Optimal Execution
Garleanu-Pedersen and Almgren-Chriss models for minimizing execution costs
Large orders cost more than their headline price. Temporary impact pushes the price against you; permanent impact shifts it for all subsequent trades. Optimal execution models split a large order into a trajectory of smaller trades that minimize total cost.
API
Garleanu-Pedersen (GP)
Optimal for portfolio transitions where you have a decaying alpha signal. The model balances trading into the target quickly (to capture alpha before it decays) against the cost of trading too aggressively (market impact).
trajectory = hz.gp_optimal_trajectory(
current_pos=0, # current position (shares or contracts)
target_pos=1000, # desired position
alpha_decay=0.1, # alpha half-life parameter (higher = faster decay)
temp_impact=1e-4, # temporary impact coefficient
perm_impact=1e-5, # permanent impact coefficient
n_steps=20, # number of time steps to execute over
)
# Returns: list of floats -- position at each step
# How much to trade each step:
for i in range(1, len(trajectory)):
trade = trajectory[i] - trajectory[i - 1]
print(f"Step {i}: trade {trade:.0f} shares")
Almgren-Chriss (AC)
Optimal for liquidating a position with no alpha signal. The tradeoff is between market impact (trading too fast) and price risk (holding the position too long while the market moves against you).

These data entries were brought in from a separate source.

__device__ __forceinline__ uint32_t list_block_rows(const FrameParams &P, const Lds &L, const TileCtx &T, const PixelBox *__restrict__ row_boxes,
                                                    const uint32_t *__restrict__ rc_lo, const uint32_t *__restrict__ rc_hi, uint32_t tcol,
                                                    uint32_t tid, uint32_t lane, uint32_t wave VF_PH_ARG)
{
    for (uint32_t base = 0; base < P.nb; base += kTileThreads) {
        const uint32_t r = base + tid;
        bool hit = false;
        if (r < P.nb) {
            const PixelBox rr = row_boxes[r];
            const uint32_t lo = rc_lo[tcol * P.nb + r], hi = rc_hi[tcol * P.nb + r];
            L.rc[r] = lo < hi ? lo | (hi << 16) : 1u;
            hit = lo < hi && rr.x0 <= rr.x1 && rr.x1 >= T.px_lo && rr.x0 <= T.px_hi && rr.y1 >= T.py_lo && rr.y0 <= T.py_hi;
        }
        const unsigned long long m = __ballot(hit);
        if (lane == 0 && m) L.rows[r >> 6] = m;
    }
    __syncthreads();
    VF_PH(14)

    uint32_t nrows_total = 0;
    {
        uint32_t cnt[16];
#pragma unroll
        for (uint32_t w = 0; w < 16u; ++w) { cnt[w] = (uint32_t)__popcll(L.rows[w]); nrows_total += cnt[w]; }
        for (uint32_t word = 15u - wave; word < 16u; word -= (uint32_t)kWaves) {
            uint32_t above = 0;
#pragma unroll
            for (uint32_t w = 0; w < 16u; ++w) above += w > word ? cnt[w] : 0u;
            const unsigned long long m = L.rows[word];
            const uint32_t b = 63u - lane;
            if ((m >> b) & 1ull) L.allrows[above + (uint32_t)__popcll(b == 63u ? 0ull : m >> (b + 1u))] = (uint16_t)(word * 64u + b);
        }
    }
    __syncthreads();

    return nrows_total;
}

template <bool GROUPS>
__device__ __forceinline__ void test_candidates_pairs(const FrameParams &P, const SetupView &V, const Lds &L, const TileCtx &T, const float4 *__restrict__ cap_seg,
                                                      const float *__restrict__ cap_rad, uint32_t cursor, uint32_t nrowsteps, uint32_t lane, uint32_t wave)
{
    const uint32_t rsub = lane >> 3, bsub = lane & 7u;
    uint32_t *const hit32 = reinterpret_cast<uint32_t *>(&L.hit[0][0]);
    for (uint32_t kbase = 0; kbase < nrowsteps; kbase += 8u * kWaves) {
        const uint32_t k = kbase + wave + rsub * kWaves;
        const bool valid = k < nrowsteps;
        uint32_t by = 0, lo = 1, hi = 0;
        if (valid) { by = L.allrows[cursor + k]; const uint32_t range = L.rc[by]; lo = range & 0xFFFFu; hi = range >> 16; }
// ... 31 lines not shown
            const bool valid = k < nrowsteps;
            by[r] = valid ? (uint32_t)__builtin_amdgcn_readfirstlane((int)L.allrows[cursor + k]) : 0u;
            const uint32_t range = valid ? (uint32_t)__builtin_amdgcn_readfirstlane((int)L.rc[by[r]]) : 1u;
            bx_lo[r] = range & 0xFFFFu;
            bx_hi[r] = range >> 16;
            cnt[r] = 0u;
        }
        uint32_t g_first = hit_words, g_last = 0;
#pragma unroll
        for (int r = 0; r < kRowsAtOnce; ++r)
            if (bx_lo[r] < bx_hi[r]) { g_first = min(g_first, bx_lo[r] >> 6); g_last = max(g_last, ((bx_hi[r] - 1u) >> 6) + 1u); }
        for (uint32_t g = g_first; g < g_last; ++g) {
            const uint32_t bx = g * 64u + lane;
            PixelBox box[kRowsAtOnce];
            float4 seg[kRowsAtOnce];
            float rad[kRowsAtOnce];
            bool in[kRowsAtOnce];
#pragma unroll
            for (int r = 0; r < kRowsAtOnce; ++r) {
                in[r] = bx >= bx_lo[r] && bx < bx_hi[r];
                box[r] = PixelBox{ 1, 1, 0, 0 }; seg[r] = make_float4(0.f, 0.f, 0.f, 0.f); rad[r] = 0.0f;
                if (in[r]) {
                    const uint32_t bidx = by[r] * P.nb + bx;
                    box[r] = V.recs[bidx].box; seg[r] = cap_seg[bidx]; rad[r] = cap_rad[bidx];
                }
            }
#pragma unroll
            for (int r = 0; r < kRowsAtOnce; ++r) {
                const uint32_t k = k0 + (uint32_t)r * kWaves;
                if (k >= nrowsteps) continue;
                const unsigned long long m = __ballot(in[r] && block_is_candidate<GROUPS>(box[r], seg[r], rad[r], T));
                if (lane == 0) L.hit[k][g] = m;
                cnt[r] += (uint32_t)__popcll(m);
            }
        }
#pragma unroll
        for (int r = 0; r < kRowsAtOnce; ++r) {
            const uint32_t k = k0 + (uint32_t)r * kWaves;
            if (lane == 0 && k < nrowsteps) { L.cnt[k] = cnt[r]; L.words[k] = (uint16_t)(g_first < g_last ? g_first | (g_last << 8) : 0u); L.firstid[k] = 2u * (by[r] * kBlockCells * P.nm1) + 1u; }
        }
    }
}

__device__ __forceinline__ void fill_work_list(const Lds &L, uint32_t cursor, uint32_t nrowsteps, uint32_t lane, uint32_t wave, uint32_t &nsteps, uint32_t &nlist)
{
    constexpr int kParts = kMaxSteps / 64;
    static_assert(kMaxSteps % 64 == 0 && kParts >= 1 && kParts <= 4, "the offset scan below works on 64-row parts");
    uint32_t c[kParts], inc[kParts];
    unsigned long long fm[kParts];
    asm volatile("" : "+v"(lane));
#pragma unroll
    for (int p = 0; p < kParts; ++p) {
        c[p] = lane + 64u * p < nrowsteps ? L.cnt[lane + 64u * p] : 0u;
        inc[p] = wave_scan_add(c[p]);
        if (p) inc[p] += (uint32_t)__builtin_amdgcn_readlane((int)inc[p - 1], 63);
        fm[p] = __ballot(lane + 64u * p < nrowsteps && inc[p] <= kChunk);
    }
    nsteps = 64u * kParts;
#pragma unroll
    for (int p = kParts - 1; p >= 0; --p) if (fm[p] != ~0ull) nsteps = 64u * p + (uint32_t)__builtin_ctzll(~fm[p]);
    auto row_value = [&](const uint32_t (&v)[kParts], uint32_t k) -> uint32_t {
        uint32_t r = (uint32_t)__builtin_amdgcn_readlane((int)v[0], (int)(k & 63u));
#pragma unroll
        for (int p = 1; p < kParts; ++p) if ((k >> 6) == (uint32_t)p) r = (uint32_t)__builtin_amdgcn_readlane((int)v[p], (int)(k & 63u));
        return r;
    };
    nlist = row_value(inc, nsteps - 1u);
    for (uint32_t k = wave; k < nsteps; k += kWaves) {
        const uint32_t by = (uint32_t)__builtin_amdgcn_readfirstlane((int)L.allrows[cursor + k]);
        uint32_t pos = row_value(inc, k) - row_value(c, k);
        uint32_t cnt = 0;
        const uint32_t words = (uint32_t)__builtin_amdgcn_readfirstlane((int)L.words[k]);
        for (uint32_t g = words & 0xFFu; g < (words >> 8); ++g) {
            const unsigned long long m = L.hit[k][g];
            if ((m >> lane) & 1ull) L.list[pos + (uint32_t)__popcll(m & ((1ull << lane) - 1ull))] = (g * 64u + lane) | (by << 10) | (k << 20);
            const uint32_t c = (uint32_t)__popcll(m);
            pos += c; cnt += c;
        }
        if (lane == 0) L.pending[k] = cnt;
    }
}

template <bool GROUPS>
__device__ __forceinline__ uint32_t publish_chunk_masks(const Lds &L, uint32_t nsteps, uint32_t lane, uint32_t wave)
{
    {
        constexpr int kRowsPerWave = kTileH / kWaves;
        uint32_t lane_here = lane;
        asm volatile("" : "+v"(lane_here));
        const uint32_t nfinal = rescan_final(L.vis, L.colfin, L.rowfin, lane_here, L.firstid[nsteps - 1], (int32_t)wave * kRowsPerWave,
                                             (int32_t)(wave + 1) * kRowsPerWave);
        if (lane == 0) L.part[wave] = nfinal;
    }
    __syncthreads();
    if constexpr (GROUPS)
        if (wave == 0) refresh_fin4(L.colfin, L.rowfin, L.colfin4, L.rowfin4, lane);
    uint32_t all = 0;
#pragma unroll
    for (int w = 0; w < kWaves; ++w) all += L.part[w];
    return all;
}

template <bool WRITE_VIS, bool COMPLETE, bool FAST>
__device__ __forceinline__ void shade_item(const FrameParams &P, const SetupView &V, const ShadeTables &S, const Lds &L, const TileCtx &T, const TilePlace &tp, int32_t tile_x0,
                                           uint32_t *__restrict__ rgba, uint32_t *__restrict__ vis_out, uint32_t tid)
{
    const int32_t item_w = T.px_hi - T.px_lo + 1;
    if (item_w > 32 || (item_w & (item_w - 1)) != 0) {
        for (int k = tid; k < kTileW * kTileH; k += kTileThreads) {
            const int32_t lx = k & (kTileW - 1), ly = k / kTileW;
            const int32_t px = T.px_lo + lx, py = T.py_lo + ly;
            if (px > T.px_hi || py > T.py_hi) continue;
            const uint32_t id = L.vis[vis_index(lx, ly)];
            const size_t o = tp.out_base + (size_t)ly * tp.out_stride + (uint32_t)(px - tile_x0);
            rgba[o] = id ? shade_pixel<COMPLETE, FAST>(P, V, S, id - 1u, px, py) : P.clear_rgba;
            if (WRITE_VIS) vis_out[o] = id;
        }
    } else {
        const int32_t w_shift = 31 - __builtin_clz(item_w);
        for (int k = tid; k < ((T.py_hi - T.py_lo + 1) << w_shift); k += kTileThreads) {
            const int32_t ly = k >> w_shift, lx = k - (ly << w_shift);
            const int32_t px = T.px_lo + lx, py = T.py_lo + ly;
            const uint32_t id = L.vis[vis_index(lx, ly)];
            const size_t o = tp.out_base + (size_t)ly * tp.out_stride + (uint32_t)(px - tile_x0);
            rgba[o] = id ? shade_pixel<COMPLETE, FAST>(P, V, S, id - 1u, px, py) : P.clear_rgba;
            if (WRITE_VIS) vis_out[o] = id;
        }
    }
}
}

trajectory = hz.ac_liquidator(
initial_pos=10000, # position to liquidate
risk_aversion=1e-6, # higher = more urgent liquidation
temp_impact=1e-4, # temporary impact coefficient
perm_impact=1e-5, # permanent impact coefficient
n_steps=50, # number of time steps
)
# Returns: list of floats -- remaining position at each step
GP vs AC: which to use
| Scenario | Model | Why |
|---|---|---|
| Entering a new position based on a signal | GP | Your alpha decays — trade into it before the edge disappears |
| Liquidating a position (stop loss, risk reduction) | AC | No alpha signal, pure cost minimization under uncertainty |
| Rebalancing a portfolio | GP | The “alpha” is the distance from optimal weights, which decays as markets move |
| Unwinding after a strategy is turned off | AC | No remaining edge, just exit at minimum cost |
Calibrating impact parameters
The impact coefficients temp_impact and perm_impact are market-specific. Rough calibration from microstructure invariance:
activity = hz.trading_activity(daily_volume, daily_vol, daily_trades)
natural_bet = hz.invariant_bet_size(activity)

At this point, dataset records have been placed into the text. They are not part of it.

+int orbx_debug_resize_stream_tables(const orbx_params* p, int width, int height, int quads, uint32_t* lanes, int lanes_cap,
+                                    int32_t* level_off) {
+  if (!p || !level_off || width < 1 || height < 1 || lanes_cap < 0 || (lanes_cap && !lanes) || (quads != 32 && quads != 64) ||
+      p->nlevels < 1 || p->nlevels > ORBX_MAX_LEVELS || p->nfeatures < 1 || !(p->scale_factor > 1.0f))
+    return fail(ORBX_E_BADARG, "bad argument");
+  std::unique_ptr<orbx_extractor> ex(new orbx_extractor());
+  ex->prm = *p;
+  build_tables(ex.get());
+  Geom g;
+  std::string why;
+  const int rc = build_geom(ex.get(), width, height, g, why);
+  if (rc != ORBX_OK) return fail(rc, why);
+  std::vector<uint4> xtab, tab;
+  std::vector<int> yofs;
+  std::vector<short> yab;
+  int off[ORBX_MAX_LEVELS];
+  build_coefs(g, xtab, yofs, yab);
+  build_resize_stream(g, xtab, quads, tab, off);
+  for (int l = 0; l < ORBX_MAX_LEVELS; l++) level_off[l] = off[l] < 0 ? -1 : 4 * off[l];
+  if (lanes) {
+    if (tab.size() * 4 > (size_t)lanes_cap) return fail(ORBX_E_CAPACITY, "lane tables larger than lanes_cap");
+    if (!tab.empty()) std::memcpy(lanes, tab.data(), tab.size() * sizeof(uint4));
+  }
+  return (int)(tab.size() * 4);
+}
+
+int orbx_debug_resize_stream(orbx_extractor* ex, const uint8_t* d_images, int n_images, int w, int h, ptrdiff_t row_pitch,
+                             ptrdiff_t image_pitch, int kernel, int quads, int band) {
+  if (!ex) return fail(ORBX_E_BADARG, "null handle");
+  if (!d_images || n_images <= 0 || w <= 0 || h <= 0) return fail(ORBX_E_EMPTY, "empty image");
+  if (n_images > ex->maxB) return fail(ORBX_E_CAPACITY, "batch larger than max_batch");
+  if (row_pitch < w || (kernel != 0 && kernel != 1)) return fail(ORBX_E_BADARG, "bad argument");
+  if (kernel == 0 && (((uintptr_t)d_images & 3) || (row_pitch & 3) || (image_pitch & 3)))
+    return fail(ORBX_E_BADARG, "k_resize needs 4-byte aligned images and pitches");
+  if (quads == 0) quads = kStreamQuads;
+  if (band == 0) band = kStreamBand;
+  if ((quads != 32 && quads != 64) || band < 1 || band > 4096) return fail(ORBX_E_BADARG, "strips of 32 or 64 quads, bands of 1 .. 4096 rows");
+  int rc = set_device(ex->device);
+  if (rc != ORBX_OK) return rc;
+  bool lapTrivial = true;
+  rc = prepare_extract(ex, d_images, n_images, w, h, row_pitch, image_pitch, nullptr, lapTrivial);
+  if (rc != ORBX_OK) return rc;
+  const Geom& g = ex->g;
+  hipStream_t s = ex->stream;
+  DevBuf<uint4> d_lanes;
+  int off[ORBX_MAX_LEVELS];
+  if (kernel == 1) {
+    std::vector<uint4> xtab, tab;
+    std::vector<int> yofs;
+    std::vector<short> yab;
+    build_coefs(g, xtab, yofs, yab);
+    build_resize_stream(g, xtab, quads, tab, off);
+    for (int l = 1; l < g.nlevels; l++)
+      if (!resize_stream_ok(g, ex->pyr, l, quads, off)) return fail(ORBX_E_UNSUPPORTED, "level " + std::to_string(l) + " cannot stream");
+    if (!tab.empty()) {
+      HIPC(d_lanes.alloc(tab.size()));
+      HIPC(hipMemcpyAsync(d_lanes.p, tab.data(), tab.size() * sizeof(uint4), hipMemcpyHostToDevice, s));
+      HIPC(hipStreamSynchronize(s));
+    }
+  }
+  for (int l = 1; l < g.nlevels; l++) {
+    if (kernel == 1)
+      HIPC(launch_resize_stream(g, ex->pyr, n_images, l, d_lanes.p + off[l], quads, band, ex->d_yrow.p, ex->d_yab.p, s));
+    else
+      HIPC(launch_resize(g, ex->pyr, n_images, l, ex->d_xtab.p, ex->d_yrow.p, ex->d_yab.p, ex->d_rsRec.p, s));
+  }
+  HIPC(hipStreamSynchronize(s));
   return ORBX_OK;
 }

# Temporary impact: price moves ~sqrt(shares/natural_bet) * daily_vol
temp_impact = daily_vol / (natural_bet ** 0.5)
# Permanent impact: typically 10-30% of temporary impact
perm_impact = 0.2 * temp_impact
Example: large prediction market order
# Buy 5000 contracts where daily volume is ~20000 (25% of daily volume)
trajectory = hz.gp_optimal_trajectory(
current_pos=0,
target_pos=5000,
alpha_decay=0.05, # edge decays slowly (event is days away)

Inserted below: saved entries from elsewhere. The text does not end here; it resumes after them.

template <typename W, int OP, bool BCAST, int VN>
__global__ void elementwise_kernel(W *__restrict__ out, const W *__restrict__ a, const W *__restrict__ b,
                                   const LimbConst *__restrict__ limbs, uint32_t L, uint32_t logN,
                                   size_t words_per_poly, size_t total_vecs) {
    size_t v = static_cast<size_t>(blockIdx.x) * blockDim.x + threadIdx.x;
    const size_t stride = static_cast<size_t>(gridDim.x) * blockDim.x;
    for (; v < total_vecs; v += stride) {
        const size_t w0 = v * VN;
        const uint32_t limb = static_cast<uint32_t>((w0 >> logN) % L);
        const LimbConst lc = limbs[limb];
        const W q = static_cast<W>(lc.q);
        const size_t bw0 = BCAST ? (w0 % words_per_poly) : w0;
        W av[VN], bv[VN], ov[VN];
        if (VN == 1) {
            av[0] = a[w0];
            bv[0] = b[bw0];
        } else {
            typedef typename std::conditional<sizeof(W) == 4, uint4, ulonglong2>::type V16;
// ... 322 lines not shown
        if (pending + kMmKC > lazy) {
            pending = 0;
#pragma unroll
            for (int i = 0; i < 8; ++i)
#pragma unroll
                for (int j = 0; j < 8; ++j) acc[i][j] = reduce_u64_sum(acc[i][j], q, lc.mu64);
        }
        if (ch + 1 < nchunks) stage(buf ^ 1);
        __syncthreads();
    }
#pragma unroll
    for (int i = 0; i < 8; ++i) {
        const uint32_t r = r0 + wr * 8 + i;
        if (r >= rows) continue;
#pragma unroll
        for (int j = 0; j < 8; ++j) {
            const uint32_t c = c0 + wc * 8 + j;
            if (c >= cols) continue;
            C[(static_cast<size_t>(r) * cols + c) * polyw + base] = reduce_u64_sum(acc[i][j], q, lc.mu64);
        }
    }
}

static int launch_matmul_lds_u32(GpuMatrix *out, const GpuMatrix *lhs, const GpuMatrix *rhs) {
    GpuContext *ctx = out->ctx;
    const uint32_t rows = static_cast<uint32_t>(lhs->rows), inner = static_cast<uint32_t>(lhs->cols),
                   cols = static_cast<uint32_t>(rhs->cols);
    const uint32_t L = static_cast<uint32_t>(matrix_limbs(out)), N = static_cast<uint32_t>(ctx->N);
    const uint32_t row_tiles = (rows + 15) / 16, col_tiles = (cols + 15) / 16, slot_chunks = N / 64;
    const uint64_t groups = static_cast<uint64_t>(L) * slot_chunks;
    const uint64_t blocks = groups * row_tiles * col_tiles;
    if (blocks > 0x7fffffffull) return set_error("gpu_matrix_mul: matrix too large");
    const uint32_t remap = (groups % 8 == 0) ? 1u : 0u;
    ctx->last_kernel = "matmul_lds_kernel_u32 (64 slots x 16x16 tile, operands staged through registers into LDS)";
    MXX_LAUNCH(matmul_lds_kernel_u32, dim3(static_cast<unsigned>(blocks)), dim3(256), 0, ctx->stream,
                       static_cast<uint32_t *>(words_ptr(out)), static_cast<const uint32_t *>(words_ptr(lhs)),
                       static_cast<const uint32_t *>(words_ptr(rhs)), ctx->d_limbs, rows, inner, cols, L, N, row_tiles,
                       col_tiles, slot_chunks, remap);
    HIP_TRY(hipGetLastError());
    return 0;
}

template <typename W, int TR, int TC, int SV, bool PF = false>
static int launch_matmul_cfg(GpuMatrix *out, const GpuMatrix *lhs, const GpuMatrix *rhs) {
    GpuContext *ctx = out->ctx;
    const uint32_t rows = static_cast<uint32_t>(lhs->rows), inner = static_cast<uint32_t>(lhs->cols),
                   cols = static_cast<uint32_t>(rhs->cols);
    const uint32_t L = static_cast<uint32_t>(matrix_limbs(out)), N = static_cast<uint32_t>(ctx->N);
    if (!tile_grid_fits(rows, cols, TR, TC)) return set_error("gpu_matrix_mul: matrix too large");
    const TileGrid g = tile_grid<TR, TC, SV>(ctx, rows, cols, L, rhs->bytes);
    const bool nt = g.streamed;
    auto label = [](bool nt_, int pk) {
        return std::string("matmul_kernel<") + (sizeof(W) == 4 ? "u32," : "u64,") + std::to_string(TR) + "," + std::to_string(TC) + "," +
               std::to_string(SV) + (PF ? ",loads-ahead" : "") + (nt_ ? ",nt" : "") +
               (pk == 2 ? ",packed24 B" : pk == 1 ? ",packed24 A" : "") +
               "> (register tile rows x cols x slots per lane" + (nt_ ? ", B streamed once with non-temporal loads" : "") +
               (pk ? ", 3-byte residues" : "") + ")";
    };
    static const std::string name[2][3] = {{label(false, 0), label(false, 1), label(false, 2)}, {label(true, 0), label(true, 1), label(true, 2)}};
    W *c = static_cast<W *>(words_ptr(out));
#define MXX_MM(NT, PK) \
    MXX_LAUNCH((matmul_kernel<W, TR, TC, SV, PF, NT, PK>), g.grid, dim3(g.threads), 0, ctx->stream, c, a, b, ctx->d_limbs, rows, inner, cols, L, N, g.col_tiles)
    if constexpr (sizeof(W) == 4 && SV == 4) {
        if (lhs->ctx == ctx && rhs->ctx == ctx) {
            if (lhs->layout.v.load(std::memory_order_acquire) == GPU_MATRIX_LAYOUT_PACKED24 &&
                rhs->layout.v.load(std::memory_order_acquire) == GPU_MATRIX_LAYOUT_PACKED24)
                (void)words_ptr(lhs);
            std::lock_guard<std::mutex> lk(ctx->layout_mutex);
            bool pa = false, pb = false;
            const W *a = static_cast<const W *>(packed24_ptr(lhs, &pa)), *b = static_cast<const W *>(packed24_ptr(rhs, &pb));
            if (pa && pb) return set_error("gpu_matrix_mul: both operands packed");
            const int pk = (pa ? 1 : 0) | (pb ? 2 : 0);
            ctx->last_kernel = name[nt ? 1 : 0][pk].c_str();
            switch (pk | (nt ? 4 : 0)) {
                case 0: MXX_MM(false, 0); break;
                case 1: MXX_MM(false, 1); break;
                case 2: MXX_MM(false, 2); break;
                case 4: MXX_MM(true, 0); break;
                case 5: MXX_MM(true, 1); break;
                default: MXX_MM(true, 2); break;
            }
            HIP_TRY(hipGetLastError());
            return 0;
        }
    }
    const W *a = static_cast<const W *>(words_ptr(lhs)), *b = static_cast<const W *>(words_ptr(rhs));
    ctx->last_kernel = name[nt ? 1 : 0][0].c_str();
    if (nt) MXX_MM(true, 0);
    else MXX_MM(false, 0);
#undef MXX_MM
    HIP_TRY(hipGetLastError());
    return 0;
}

temp_impact=0.002, # each 1000-lot moves price ~6 cents
perm_impact=0.0005,
n_steps=10,
)
# Front-loaded because alpha is decaying, but not VWAP-flat
When to use
- Large orders: any order >5% of daily volume benefits from trajectory optimization.
- Alpha strategies: GP captures decaying edge without paying excessive impact.
- Risk reduction: AC provides the cost-optimal schedule for unwinding under uncertainty.
- Prediction markets: thin order books make impact significant even for moderate sizes.
For small orders relative to daily volume (under 1%), impact is negligible and you can submit the full order at once.